EXERCISE DATA -
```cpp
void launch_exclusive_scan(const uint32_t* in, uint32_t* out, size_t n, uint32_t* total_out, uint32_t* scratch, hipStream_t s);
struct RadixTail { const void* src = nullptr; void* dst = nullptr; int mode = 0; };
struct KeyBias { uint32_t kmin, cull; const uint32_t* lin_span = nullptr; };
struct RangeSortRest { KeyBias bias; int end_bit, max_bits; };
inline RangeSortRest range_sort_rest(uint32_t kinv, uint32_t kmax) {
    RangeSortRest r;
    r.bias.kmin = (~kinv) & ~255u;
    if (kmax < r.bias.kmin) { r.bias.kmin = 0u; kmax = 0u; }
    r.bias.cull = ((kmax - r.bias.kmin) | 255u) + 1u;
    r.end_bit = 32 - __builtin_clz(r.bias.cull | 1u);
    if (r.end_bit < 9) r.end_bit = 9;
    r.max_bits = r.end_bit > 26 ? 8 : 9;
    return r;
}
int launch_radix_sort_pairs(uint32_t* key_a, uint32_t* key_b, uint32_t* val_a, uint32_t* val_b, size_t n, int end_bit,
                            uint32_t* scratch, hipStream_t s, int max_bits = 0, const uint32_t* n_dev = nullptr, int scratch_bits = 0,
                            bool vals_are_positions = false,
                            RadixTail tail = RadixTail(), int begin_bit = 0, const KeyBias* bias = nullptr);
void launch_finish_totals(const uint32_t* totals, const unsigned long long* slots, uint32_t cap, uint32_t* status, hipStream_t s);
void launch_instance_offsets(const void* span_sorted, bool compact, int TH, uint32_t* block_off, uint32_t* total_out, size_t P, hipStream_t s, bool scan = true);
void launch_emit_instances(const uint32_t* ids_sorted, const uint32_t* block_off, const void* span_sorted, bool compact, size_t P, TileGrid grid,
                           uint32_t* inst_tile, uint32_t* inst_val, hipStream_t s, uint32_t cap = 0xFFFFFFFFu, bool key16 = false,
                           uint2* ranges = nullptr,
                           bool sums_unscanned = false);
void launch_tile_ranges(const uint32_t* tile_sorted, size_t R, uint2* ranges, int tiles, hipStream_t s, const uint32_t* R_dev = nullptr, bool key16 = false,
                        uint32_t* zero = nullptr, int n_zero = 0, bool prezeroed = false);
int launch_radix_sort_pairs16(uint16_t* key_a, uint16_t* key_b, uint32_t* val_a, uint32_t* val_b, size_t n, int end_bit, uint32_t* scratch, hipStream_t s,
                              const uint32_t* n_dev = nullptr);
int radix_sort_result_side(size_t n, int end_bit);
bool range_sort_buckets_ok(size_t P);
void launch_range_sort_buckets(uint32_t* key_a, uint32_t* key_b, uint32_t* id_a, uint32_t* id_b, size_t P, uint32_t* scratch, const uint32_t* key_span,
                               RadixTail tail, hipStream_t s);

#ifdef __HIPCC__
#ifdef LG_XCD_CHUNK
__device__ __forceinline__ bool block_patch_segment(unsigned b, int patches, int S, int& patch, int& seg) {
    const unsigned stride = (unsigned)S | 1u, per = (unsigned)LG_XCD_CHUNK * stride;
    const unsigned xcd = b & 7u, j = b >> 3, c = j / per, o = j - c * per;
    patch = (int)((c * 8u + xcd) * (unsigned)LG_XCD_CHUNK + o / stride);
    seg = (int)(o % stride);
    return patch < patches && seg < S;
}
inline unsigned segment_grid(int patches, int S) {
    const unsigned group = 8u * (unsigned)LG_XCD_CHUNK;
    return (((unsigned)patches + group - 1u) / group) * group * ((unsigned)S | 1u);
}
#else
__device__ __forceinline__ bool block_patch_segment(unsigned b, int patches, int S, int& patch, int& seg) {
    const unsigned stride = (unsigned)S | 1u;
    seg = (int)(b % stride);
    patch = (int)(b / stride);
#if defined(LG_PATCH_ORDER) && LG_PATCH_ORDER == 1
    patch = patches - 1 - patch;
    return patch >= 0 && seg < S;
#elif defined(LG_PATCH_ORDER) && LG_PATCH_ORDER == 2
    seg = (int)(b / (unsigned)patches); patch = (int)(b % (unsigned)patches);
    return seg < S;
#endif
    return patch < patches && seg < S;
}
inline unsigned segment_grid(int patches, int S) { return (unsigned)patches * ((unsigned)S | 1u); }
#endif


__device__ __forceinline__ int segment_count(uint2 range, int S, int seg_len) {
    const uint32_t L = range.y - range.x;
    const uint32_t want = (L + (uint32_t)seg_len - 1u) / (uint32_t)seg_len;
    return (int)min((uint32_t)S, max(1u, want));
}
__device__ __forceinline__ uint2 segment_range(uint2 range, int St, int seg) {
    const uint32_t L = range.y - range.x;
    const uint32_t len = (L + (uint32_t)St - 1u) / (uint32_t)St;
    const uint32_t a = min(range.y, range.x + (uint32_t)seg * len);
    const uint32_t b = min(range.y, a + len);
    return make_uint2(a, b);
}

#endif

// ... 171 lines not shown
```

---

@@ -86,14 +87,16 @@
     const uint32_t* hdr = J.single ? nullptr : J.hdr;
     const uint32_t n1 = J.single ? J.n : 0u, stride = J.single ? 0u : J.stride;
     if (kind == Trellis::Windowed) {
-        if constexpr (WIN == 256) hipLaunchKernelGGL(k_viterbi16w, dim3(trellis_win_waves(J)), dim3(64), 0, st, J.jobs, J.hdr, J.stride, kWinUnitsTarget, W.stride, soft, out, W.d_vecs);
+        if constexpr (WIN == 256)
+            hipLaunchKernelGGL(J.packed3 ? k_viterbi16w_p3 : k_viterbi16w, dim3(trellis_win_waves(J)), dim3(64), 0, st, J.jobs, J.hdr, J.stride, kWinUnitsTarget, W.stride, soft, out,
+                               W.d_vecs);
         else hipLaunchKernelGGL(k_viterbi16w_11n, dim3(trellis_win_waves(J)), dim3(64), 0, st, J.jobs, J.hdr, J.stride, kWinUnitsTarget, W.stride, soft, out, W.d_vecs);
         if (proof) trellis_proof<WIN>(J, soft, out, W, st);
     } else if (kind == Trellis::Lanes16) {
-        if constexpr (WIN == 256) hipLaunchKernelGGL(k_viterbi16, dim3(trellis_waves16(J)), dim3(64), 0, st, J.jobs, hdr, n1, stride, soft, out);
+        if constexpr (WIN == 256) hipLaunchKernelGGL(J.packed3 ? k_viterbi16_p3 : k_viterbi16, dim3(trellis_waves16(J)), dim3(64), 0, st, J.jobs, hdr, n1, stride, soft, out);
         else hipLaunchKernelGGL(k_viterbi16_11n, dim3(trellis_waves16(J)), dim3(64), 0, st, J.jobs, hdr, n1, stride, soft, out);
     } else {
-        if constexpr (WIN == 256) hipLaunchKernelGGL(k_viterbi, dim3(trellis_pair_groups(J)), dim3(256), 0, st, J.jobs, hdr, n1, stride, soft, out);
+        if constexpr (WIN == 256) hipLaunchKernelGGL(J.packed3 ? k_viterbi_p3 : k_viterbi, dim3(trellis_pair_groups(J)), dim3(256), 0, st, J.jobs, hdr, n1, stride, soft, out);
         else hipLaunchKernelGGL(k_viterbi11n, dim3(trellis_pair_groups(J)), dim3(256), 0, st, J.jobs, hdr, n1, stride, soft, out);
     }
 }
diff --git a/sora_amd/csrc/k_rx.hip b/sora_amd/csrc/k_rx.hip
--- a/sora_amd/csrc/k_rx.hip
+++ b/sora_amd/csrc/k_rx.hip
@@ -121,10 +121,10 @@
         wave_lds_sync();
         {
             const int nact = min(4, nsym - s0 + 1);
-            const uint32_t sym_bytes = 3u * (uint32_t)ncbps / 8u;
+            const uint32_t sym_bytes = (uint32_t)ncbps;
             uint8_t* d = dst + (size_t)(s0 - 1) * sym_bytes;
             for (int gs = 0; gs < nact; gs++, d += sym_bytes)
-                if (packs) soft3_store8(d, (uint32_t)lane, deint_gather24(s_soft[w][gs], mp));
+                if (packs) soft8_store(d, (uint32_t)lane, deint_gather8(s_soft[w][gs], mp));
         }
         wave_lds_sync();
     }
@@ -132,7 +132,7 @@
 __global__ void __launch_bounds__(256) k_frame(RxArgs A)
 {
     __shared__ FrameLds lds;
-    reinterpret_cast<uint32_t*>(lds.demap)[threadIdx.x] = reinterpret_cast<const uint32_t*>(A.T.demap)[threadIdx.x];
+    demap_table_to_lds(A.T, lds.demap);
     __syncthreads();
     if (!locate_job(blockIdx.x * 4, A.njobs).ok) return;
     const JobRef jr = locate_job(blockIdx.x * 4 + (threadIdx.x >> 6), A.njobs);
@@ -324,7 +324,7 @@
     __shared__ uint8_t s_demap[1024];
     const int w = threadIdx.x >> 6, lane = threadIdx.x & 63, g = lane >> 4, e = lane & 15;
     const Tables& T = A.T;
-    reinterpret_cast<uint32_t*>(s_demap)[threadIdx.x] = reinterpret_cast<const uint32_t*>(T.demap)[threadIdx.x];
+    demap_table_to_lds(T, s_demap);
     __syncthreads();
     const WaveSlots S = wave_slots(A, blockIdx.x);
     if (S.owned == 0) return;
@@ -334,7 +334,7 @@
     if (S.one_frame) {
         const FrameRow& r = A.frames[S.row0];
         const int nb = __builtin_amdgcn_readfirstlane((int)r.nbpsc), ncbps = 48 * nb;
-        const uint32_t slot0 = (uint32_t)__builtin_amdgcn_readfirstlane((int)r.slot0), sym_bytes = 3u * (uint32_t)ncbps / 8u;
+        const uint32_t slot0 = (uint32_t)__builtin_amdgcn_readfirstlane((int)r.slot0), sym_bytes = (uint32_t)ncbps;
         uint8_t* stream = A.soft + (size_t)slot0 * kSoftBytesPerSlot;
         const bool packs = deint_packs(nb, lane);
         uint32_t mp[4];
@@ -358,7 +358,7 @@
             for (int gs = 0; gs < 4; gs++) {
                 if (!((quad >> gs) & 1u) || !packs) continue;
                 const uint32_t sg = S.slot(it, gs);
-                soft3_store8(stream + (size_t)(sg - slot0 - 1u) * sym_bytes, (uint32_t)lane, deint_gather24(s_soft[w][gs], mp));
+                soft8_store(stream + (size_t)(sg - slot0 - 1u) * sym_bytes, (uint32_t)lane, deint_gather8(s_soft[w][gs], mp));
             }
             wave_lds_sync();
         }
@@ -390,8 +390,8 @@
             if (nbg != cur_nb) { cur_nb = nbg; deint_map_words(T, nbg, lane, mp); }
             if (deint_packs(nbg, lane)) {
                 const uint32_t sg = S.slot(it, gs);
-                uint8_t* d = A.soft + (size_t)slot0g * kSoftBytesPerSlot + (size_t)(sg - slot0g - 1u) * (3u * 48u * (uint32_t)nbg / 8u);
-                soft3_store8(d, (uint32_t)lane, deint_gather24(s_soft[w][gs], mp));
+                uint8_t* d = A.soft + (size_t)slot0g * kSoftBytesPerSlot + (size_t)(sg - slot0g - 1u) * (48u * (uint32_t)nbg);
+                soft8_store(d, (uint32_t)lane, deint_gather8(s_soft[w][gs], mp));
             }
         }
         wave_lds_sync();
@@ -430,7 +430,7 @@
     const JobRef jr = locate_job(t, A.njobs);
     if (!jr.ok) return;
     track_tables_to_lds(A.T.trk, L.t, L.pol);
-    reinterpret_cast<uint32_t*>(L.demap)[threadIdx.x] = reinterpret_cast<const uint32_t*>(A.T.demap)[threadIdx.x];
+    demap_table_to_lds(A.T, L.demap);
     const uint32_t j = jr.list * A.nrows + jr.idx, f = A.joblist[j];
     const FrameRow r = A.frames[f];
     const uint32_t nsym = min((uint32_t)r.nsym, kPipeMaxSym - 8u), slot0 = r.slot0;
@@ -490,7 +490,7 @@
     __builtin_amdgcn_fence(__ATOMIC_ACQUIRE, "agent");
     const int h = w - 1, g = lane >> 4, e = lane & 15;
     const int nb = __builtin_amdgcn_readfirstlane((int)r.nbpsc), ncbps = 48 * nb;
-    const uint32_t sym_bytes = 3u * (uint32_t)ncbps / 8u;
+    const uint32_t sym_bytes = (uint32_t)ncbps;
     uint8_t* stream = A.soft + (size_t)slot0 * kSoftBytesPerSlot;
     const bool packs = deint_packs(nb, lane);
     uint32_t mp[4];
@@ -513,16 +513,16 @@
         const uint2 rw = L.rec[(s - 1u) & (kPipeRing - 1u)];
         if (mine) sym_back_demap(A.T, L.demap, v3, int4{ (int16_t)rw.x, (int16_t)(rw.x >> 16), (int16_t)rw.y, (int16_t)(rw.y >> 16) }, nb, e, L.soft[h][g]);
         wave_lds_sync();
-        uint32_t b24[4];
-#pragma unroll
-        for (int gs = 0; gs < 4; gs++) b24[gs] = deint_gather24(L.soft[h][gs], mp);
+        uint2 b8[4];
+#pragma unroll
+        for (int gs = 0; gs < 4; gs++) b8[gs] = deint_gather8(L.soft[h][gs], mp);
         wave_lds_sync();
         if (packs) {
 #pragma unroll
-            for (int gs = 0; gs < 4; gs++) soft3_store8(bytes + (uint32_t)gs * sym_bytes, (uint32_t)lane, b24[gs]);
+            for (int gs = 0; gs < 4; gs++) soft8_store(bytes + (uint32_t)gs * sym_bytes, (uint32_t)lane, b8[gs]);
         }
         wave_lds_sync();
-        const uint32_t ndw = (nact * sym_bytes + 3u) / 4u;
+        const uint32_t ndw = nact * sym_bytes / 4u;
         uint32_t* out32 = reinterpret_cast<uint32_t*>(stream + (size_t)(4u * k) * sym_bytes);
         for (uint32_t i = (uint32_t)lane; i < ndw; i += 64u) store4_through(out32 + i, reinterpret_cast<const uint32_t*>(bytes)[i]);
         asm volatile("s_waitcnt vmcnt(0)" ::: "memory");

WORK TO BE COMPLETED -
Show the lines of the records above that mention "RadixTail".

OUTPUT -
struct RadixTail { const void* src = nullptr; void* dst = nullptr; int mode = 0; };
                            RadixTail tail = RadixTail(), int begin_bit = 0, const KeyBias* bias = nullptr);
                               RadixTail tail, hipStream_t s);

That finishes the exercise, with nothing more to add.